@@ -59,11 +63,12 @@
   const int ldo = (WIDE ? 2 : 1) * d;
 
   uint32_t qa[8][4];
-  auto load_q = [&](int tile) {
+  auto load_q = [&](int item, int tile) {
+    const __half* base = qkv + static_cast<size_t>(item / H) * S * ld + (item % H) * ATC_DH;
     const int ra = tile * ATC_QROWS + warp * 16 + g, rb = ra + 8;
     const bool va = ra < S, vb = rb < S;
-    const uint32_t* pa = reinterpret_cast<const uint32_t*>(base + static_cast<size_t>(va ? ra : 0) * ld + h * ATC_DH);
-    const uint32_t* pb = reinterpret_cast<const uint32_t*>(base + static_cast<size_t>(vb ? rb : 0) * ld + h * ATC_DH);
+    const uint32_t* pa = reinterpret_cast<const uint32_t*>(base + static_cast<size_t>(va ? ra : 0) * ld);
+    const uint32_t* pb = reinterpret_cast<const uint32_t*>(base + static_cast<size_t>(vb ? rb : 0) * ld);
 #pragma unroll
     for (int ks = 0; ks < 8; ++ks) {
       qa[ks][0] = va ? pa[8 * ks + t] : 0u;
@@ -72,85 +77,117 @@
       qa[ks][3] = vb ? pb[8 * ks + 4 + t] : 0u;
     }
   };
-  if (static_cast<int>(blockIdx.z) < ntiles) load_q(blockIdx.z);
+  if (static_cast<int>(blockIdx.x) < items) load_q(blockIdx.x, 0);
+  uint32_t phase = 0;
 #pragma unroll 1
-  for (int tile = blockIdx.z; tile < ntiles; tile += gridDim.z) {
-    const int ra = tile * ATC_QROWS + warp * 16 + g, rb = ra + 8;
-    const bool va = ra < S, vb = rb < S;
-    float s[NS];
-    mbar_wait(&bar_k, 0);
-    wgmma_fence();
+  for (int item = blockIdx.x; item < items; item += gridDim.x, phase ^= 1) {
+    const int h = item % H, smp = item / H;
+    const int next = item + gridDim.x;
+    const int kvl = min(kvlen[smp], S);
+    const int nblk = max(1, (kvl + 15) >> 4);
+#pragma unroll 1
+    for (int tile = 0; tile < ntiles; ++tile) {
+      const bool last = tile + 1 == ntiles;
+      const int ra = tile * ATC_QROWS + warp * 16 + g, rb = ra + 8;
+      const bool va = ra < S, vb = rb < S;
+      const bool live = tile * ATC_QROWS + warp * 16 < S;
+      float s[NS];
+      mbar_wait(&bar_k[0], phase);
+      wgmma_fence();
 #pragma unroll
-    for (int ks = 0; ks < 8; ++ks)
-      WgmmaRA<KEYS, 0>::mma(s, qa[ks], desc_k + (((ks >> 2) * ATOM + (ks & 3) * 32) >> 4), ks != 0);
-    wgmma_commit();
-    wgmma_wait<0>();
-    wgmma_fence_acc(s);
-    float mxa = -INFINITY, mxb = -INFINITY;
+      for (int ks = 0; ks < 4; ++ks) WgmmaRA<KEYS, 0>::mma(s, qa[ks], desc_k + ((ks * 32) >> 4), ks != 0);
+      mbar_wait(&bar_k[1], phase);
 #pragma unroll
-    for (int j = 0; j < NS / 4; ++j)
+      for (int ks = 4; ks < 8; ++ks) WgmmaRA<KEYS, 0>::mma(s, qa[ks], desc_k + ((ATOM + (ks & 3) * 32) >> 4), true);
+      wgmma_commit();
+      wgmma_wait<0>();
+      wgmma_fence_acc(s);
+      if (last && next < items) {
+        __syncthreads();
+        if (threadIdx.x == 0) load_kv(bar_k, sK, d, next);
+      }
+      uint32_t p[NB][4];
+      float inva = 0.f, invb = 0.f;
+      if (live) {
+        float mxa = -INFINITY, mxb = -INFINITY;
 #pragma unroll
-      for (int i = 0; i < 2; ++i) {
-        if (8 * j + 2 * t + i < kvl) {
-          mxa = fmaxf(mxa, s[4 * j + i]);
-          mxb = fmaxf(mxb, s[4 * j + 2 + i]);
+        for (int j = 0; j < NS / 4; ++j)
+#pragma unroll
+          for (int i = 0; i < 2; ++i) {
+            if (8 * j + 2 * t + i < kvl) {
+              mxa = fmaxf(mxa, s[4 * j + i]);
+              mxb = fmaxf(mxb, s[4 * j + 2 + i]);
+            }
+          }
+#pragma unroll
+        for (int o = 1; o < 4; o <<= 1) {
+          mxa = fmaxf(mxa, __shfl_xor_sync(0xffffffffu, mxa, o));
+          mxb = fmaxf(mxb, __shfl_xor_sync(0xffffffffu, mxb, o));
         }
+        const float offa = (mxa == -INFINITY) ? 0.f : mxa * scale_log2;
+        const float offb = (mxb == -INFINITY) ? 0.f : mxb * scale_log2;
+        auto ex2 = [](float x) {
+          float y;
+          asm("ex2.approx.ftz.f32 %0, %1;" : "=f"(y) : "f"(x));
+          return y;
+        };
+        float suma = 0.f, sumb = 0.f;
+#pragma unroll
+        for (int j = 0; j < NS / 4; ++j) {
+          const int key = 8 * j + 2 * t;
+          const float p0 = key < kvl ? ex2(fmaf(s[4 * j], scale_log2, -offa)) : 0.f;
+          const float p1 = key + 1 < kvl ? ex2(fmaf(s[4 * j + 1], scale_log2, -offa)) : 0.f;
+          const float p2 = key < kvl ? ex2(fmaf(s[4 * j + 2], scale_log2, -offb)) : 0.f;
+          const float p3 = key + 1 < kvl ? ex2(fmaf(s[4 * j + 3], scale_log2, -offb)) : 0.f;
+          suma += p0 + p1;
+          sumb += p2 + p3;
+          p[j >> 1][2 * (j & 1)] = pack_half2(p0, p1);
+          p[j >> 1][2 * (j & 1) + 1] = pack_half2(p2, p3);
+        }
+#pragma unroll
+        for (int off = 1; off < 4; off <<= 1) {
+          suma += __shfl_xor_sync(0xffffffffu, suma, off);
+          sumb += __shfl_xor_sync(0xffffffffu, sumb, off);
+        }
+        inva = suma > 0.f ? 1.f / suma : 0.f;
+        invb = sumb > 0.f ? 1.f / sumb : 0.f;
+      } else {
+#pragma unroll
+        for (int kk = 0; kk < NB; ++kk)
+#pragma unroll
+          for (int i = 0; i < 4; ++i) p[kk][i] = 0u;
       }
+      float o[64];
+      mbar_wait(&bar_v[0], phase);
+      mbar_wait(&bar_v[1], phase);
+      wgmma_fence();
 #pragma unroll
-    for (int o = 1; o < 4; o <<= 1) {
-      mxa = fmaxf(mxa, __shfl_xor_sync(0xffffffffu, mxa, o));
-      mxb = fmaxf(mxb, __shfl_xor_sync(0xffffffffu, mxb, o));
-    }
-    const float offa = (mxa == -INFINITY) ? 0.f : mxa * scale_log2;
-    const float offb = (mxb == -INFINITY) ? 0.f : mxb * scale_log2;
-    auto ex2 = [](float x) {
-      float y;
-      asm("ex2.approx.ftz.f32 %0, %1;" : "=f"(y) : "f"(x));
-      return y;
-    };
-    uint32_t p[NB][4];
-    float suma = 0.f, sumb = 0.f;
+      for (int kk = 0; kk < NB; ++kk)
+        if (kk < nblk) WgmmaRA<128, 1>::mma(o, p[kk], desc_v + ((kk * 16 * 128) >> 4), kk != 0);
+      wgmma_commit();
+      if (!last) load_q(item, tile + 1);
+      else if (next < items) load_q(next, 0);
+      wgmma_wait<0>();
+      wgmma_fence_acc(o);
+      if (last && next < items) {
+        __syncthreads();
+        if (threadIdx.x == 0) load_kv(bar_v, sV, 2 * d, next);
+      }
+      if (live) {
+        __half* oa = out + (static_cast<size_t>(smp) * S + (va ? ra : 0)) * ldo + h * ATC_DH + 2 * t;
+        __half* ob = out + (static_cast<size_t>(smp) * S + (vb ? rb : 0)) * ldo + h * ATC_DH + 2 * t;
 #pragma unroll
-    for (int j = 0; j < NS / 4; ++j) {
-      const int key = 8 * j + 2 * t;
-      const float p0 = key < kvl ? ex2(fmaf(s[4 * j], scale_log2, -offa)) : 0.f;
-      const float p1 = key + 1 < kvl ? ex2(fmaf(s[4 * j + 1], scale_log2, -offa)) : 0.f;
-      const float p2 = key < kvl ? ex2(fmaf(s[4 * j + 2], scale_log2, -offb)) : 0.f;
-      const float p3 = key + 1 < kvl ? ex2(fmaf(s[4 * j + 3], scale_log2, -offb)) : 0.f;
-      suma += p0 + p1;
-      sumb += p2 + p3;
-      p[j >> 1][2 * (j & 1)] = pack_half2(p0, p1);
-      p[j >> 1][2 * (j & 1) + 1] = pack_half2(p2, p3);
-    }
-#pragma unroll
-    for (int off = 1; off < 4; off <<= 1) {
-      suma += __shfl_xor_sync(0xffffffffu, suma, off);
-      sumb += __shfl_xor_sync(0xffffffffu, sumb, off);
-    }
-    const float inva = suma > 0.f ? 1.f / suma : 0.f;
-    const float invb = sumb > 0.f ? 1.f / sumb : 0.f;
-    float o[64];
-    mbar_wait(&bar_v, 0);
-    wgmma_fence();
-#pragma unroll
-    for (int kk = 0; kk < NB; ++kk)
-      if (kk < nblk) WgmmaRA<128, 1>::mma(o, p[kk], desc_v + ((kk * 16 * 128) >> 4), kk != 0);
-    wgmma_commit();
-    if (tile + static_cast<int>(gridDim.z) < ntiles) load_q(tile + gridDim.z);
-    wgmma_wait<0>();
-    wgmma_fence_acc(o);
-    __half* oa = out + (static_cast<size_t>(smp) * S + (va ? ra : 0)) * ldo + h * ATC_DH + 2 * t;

- - - -

Exactly as they appear, please write out the lines from the opening of the listing above down to the line containing "H) * ATC_DH;", with both end lines included.

@@ -59,11 +63,12 @@
   const int ldo = (WIDE ? 2 : 1) * d;
 
   uint32_t qa[8][4];
-  auto load_q = [&](int tile) {
+  auto load_q = [&](int item, int tile) {
+    const __half* base = qkv + static_cast<size_t>(item / H) * S * ld + (item % H) * ATC_DH;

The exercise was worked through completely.